Overview
Immunostaining van Drosophila late-stage oöcyten kan een uitdaging zijn vanwege de omliggende membranen van de oöcyten. Deze video beschrijft een methode met hoge doorvoer voor het verkrijgen van oöcyten, hun fixatie en het verwijderen van membranen voor immunostaining. Het aanbevolen protocol demonstreert deze technieken met laat stadium oöcyten die worden gebruikt om verschillende stadia van meiose te visualiseren.
Protocol
Dit protocol is overgenomen uit Radford en McKim, Techniques for Imaging Prometaphase and Metaphase of Meiosis I in Fixed Drosophila Oocytes, J. Vis. Exp. (2016).
OPMERKING: Procedures worden uitgevoerd bij kamertemperatuur, tenzij anders vermeld. Temperatuurgecontroleerde incubators worden gebruikt om temperaturen voor vliegopfok en kruisen te handhaven, tenzij anders vermeld.
1. Voorbereidingen
- Bereid vliegen voor.
- Prometaphase-verrijkte oöcytcollecties.
- Duidelijke volwassen vliegen van gezonde, jonge stam of dwarsculturen. Verouder flessen gedurende twee dagen bij 25 °C.

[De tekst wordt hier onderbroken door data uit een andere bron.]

+    x1[u] = __builtin_bit_cast(i32x4, p.xq[((size_t)j * 2 + 0) * 64 + lane]);
+    x2[u] = __builtin_bit_cast(i32x4, p.xq[((size_t)j * 2 + 1) * 64 + lane]);
+  }
+  const float4 sc = p.xsc[em < M ? em : 0];
+  float lrun = -INFINITY;
+  auto tile = [&](int t, const i32x4* w, const float4* c) {
+    i32x4 a1 = {0, 0, 0, 0}, a2 = {0, 0, 0, 0};
+#pragma unroll
+    for (int u = 0; u < KQC; ++u) {
+      a1 = __builtin_amdgcn_mfma_i32_16x16x64_i8(w[u], x1[u], a1, 0, 0, 0);
+      a2 = __builtin_amdgcn_mfma_i32_16x16x64_i8(w[u], x2[u], a2, 0, 0, 0);
+    }
+    const float S[4] = {c[0].x, c[0].y, c[0].z, c[0].w}, E[4] = {c[1].x, c[1].y, c[1].z, c[1].w}, N[4] = {c[2].x, c[2].y, c[2].z, c[2].w};
+    const int n = t * 16 + 4 * g;
+    float up = -INFINITY, lo = -INFINITY;
+#pragma unroll
+    for (int i = 0; i < 4; ++i) {
+      const float s = ((float)a1[i] * 128.0f + (float)a2[i]) * (S[i] * sc.x);
+      const float b = ((E[i] * sc.y + N[i] * sc.z) + fabsf(s) * 0x1p-21f) * (1.0f + 0x1p-20f);
+      if (n + i < p.V) { up = fmaxf(up, s + b); lo = fmaxf(lo, s - b); }
+      if (p.dbg && n + i < p.V && em < M) {
+        p.dbg[(size_t)em * NT * 16 + n + i] = s - b;
+        p.dbg[(size_t)(16 + em) * NT * 16 + n + i] = s + b;
+      }
+    }
+    up = fmaxf(up, __shfl_xor(up, 16, 64)); up = fmaxf(up, __shfl_xor(up, 32, 64));
+    lo = fmaxf(lo, __shfl_xor(lo, 16, 64)); lo = fmaxf(lo, __shfl_xor(lo, 32, 64));
+    if (lane < 16) p.ub[(size_t)t * 16 + lane] = up;
+    lrun = fmaxf(lrun, lo);
+  };
+  for (int t = wg; t < NT; t += 2 * nw) {
+    tile(t, wA, cA);
+    req(t + 2 * nw, wA, cA);
+    if (t + nw < NT) tile(t + nw, wB, cB);
+    req(t + 3 * nw, wB, cB);
+  }
+  if (lane < 16 && wg < p.nwaves) p.lb[(size_t)wg * 16 + lane] = lrun;
+}
+
+__global__ __launch_bounds__(1024) void k_lm_select(ScreenP p) {
+  __shared__ float s_l[64][16];
+  __shared__ float s_L[16];
+  __shared__ int s_cnt[16];
+  const int tid = threadIdx.x, lane = tid & 63, wave = tid >> 6;
+  {
+    const int m = tid & 15;
+    float l = -INFINITY;
+    for (int w = tid >> 4; w < p.nwaves; w += 64) l = fmaxf(l, p.lb[(size_t)w * 16 + m]);
+    s_l[tid >> 4][m] = l;
+  }
+  __syncthreads();
+  if (tid < 16) {
+    float l = -INFINITY;
+    for (int i = 0; i < 64; ++i) l = fmaxf(l, s_l[i][tid]);
+    s_L[tid] = l;
+  }
+  __syncthreads();
+  const int per = (p.NT + 1023) / 1024, t0 = tid * per, t1 = t0 + per < p.NT ? t0 + per : p.NT;
+  auto is_cand = [&](int t) {
+    bool f = false;
+    for (int m = 0; m < p.M; ++m) f |= p.ub[(size_t)t * 16 + m] >= s_L[m];
+    return f;
+  };
+  int cnt = 0;
+  for (int t = t0; t < t1; ++t) cnt += is_cand(t) ? 1 : 0;
+  int inc = cnt;
+#pragma unroll
+  for (int o = 1; o < 64; o <<= 1) {
+    const int v = __shfl_up(inc, o, 64);
+    if (lane >= o) inc += v;
+  }
+  if (lane == 63) s_cnt[wave] = inc;
+  __syncthreads();
+  int base = 0, total = 0;
+  for (int w = 0; w < 16; ++w) { if (w < wave) base += s_cnt[w]; total += s_cnt[w]; }
+  int o = base + inc - cnt;
+  for (int t = t0; t < t1; ++t)
+    if (is_cand(t) && o < p.NT) p.tl[1 + o++] = t;
+  if (tid == 0) p.tl[0] = total < p.NT ? total : p.NT;
 }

OPMERKING: Over het algemeen volstaan twee gezonde flessen, hoewel er meer nodig kan zijn voor sommige kruisingsculturen. - Verzamel na twee dagen ~ 100 tot 300 vrouwtjes (die op dit moment 0 tot 2 dagen oud zijn) uit de flessen. De vrouwtjes hoeven geen maagden te zijn. Voeg een beetje gistpasta toe aan de zijkant van een flacon en plaats 30 vrouwtjes en 10 tot 15 mannetjes elk in de gegiste flacons. Verouder flacons gedurende twee dagen bij 25 °C.
- Duidelijke volwassen vliegen van gezonde, jonge stam of dwarsculturen. Verouder flessen gedurende twee dagen bij 25 °C.
- Met metafase verrijkte oöcytcollecties.
- Verzamel ~ 100 tot 300 vrouwtjes uit stam- of kruisingsculturen. Voeg een beetje gistpasta toe aan de zijkant van een flacon en plaats elk 30 vrouwtjes (zonder mannetjes toegevoegd) in de gegiste flacons. Verouder flacons gedurende drie tot vijf dagen bij 25 °C.
- Prometaphase-verrijkte oöcytcollecties.
- Oplossingen voorbereiden.
OPMERKING: Oplossingen mogen voor onbepaalde tijd bij kamertemperatuur worden bewaard, tenzij anders vermeld.- Bereid gemodificeerde Robb's Buffer (5x): 500 mM HEPES, 500 mM sucrose, 275 mM natriumacetaat, 200 mM kaliumacetaat, 50 mM glucose, 6 mM magnesiumchloride en 5 mM calciumchloride. Gebruik 10 N 11:8 natriumhydroxide:kaliumhydroxide om de pH op 7,4 te brengen. Steriliseren door filtratie; niet autoclaaf. Bewaren bij -20 °C. Ontdooi indien nodig om ~200 ml 1x Robb's per oöcyt prep te bereiden.
- Fixatie oplossingen.
- Optie #1: Bereid formaldehyde/heptaanfixatie voor. Fixatiebuffer voorbereiden: 1x fosfaatgebufferde zoutoplossing (PBS) plus 150 mM sacharose. Te gebruiken, vers maken met 687,5 μl Fixatie buffer en 312,5 μl 16% formaldehyde per oöcyt prep.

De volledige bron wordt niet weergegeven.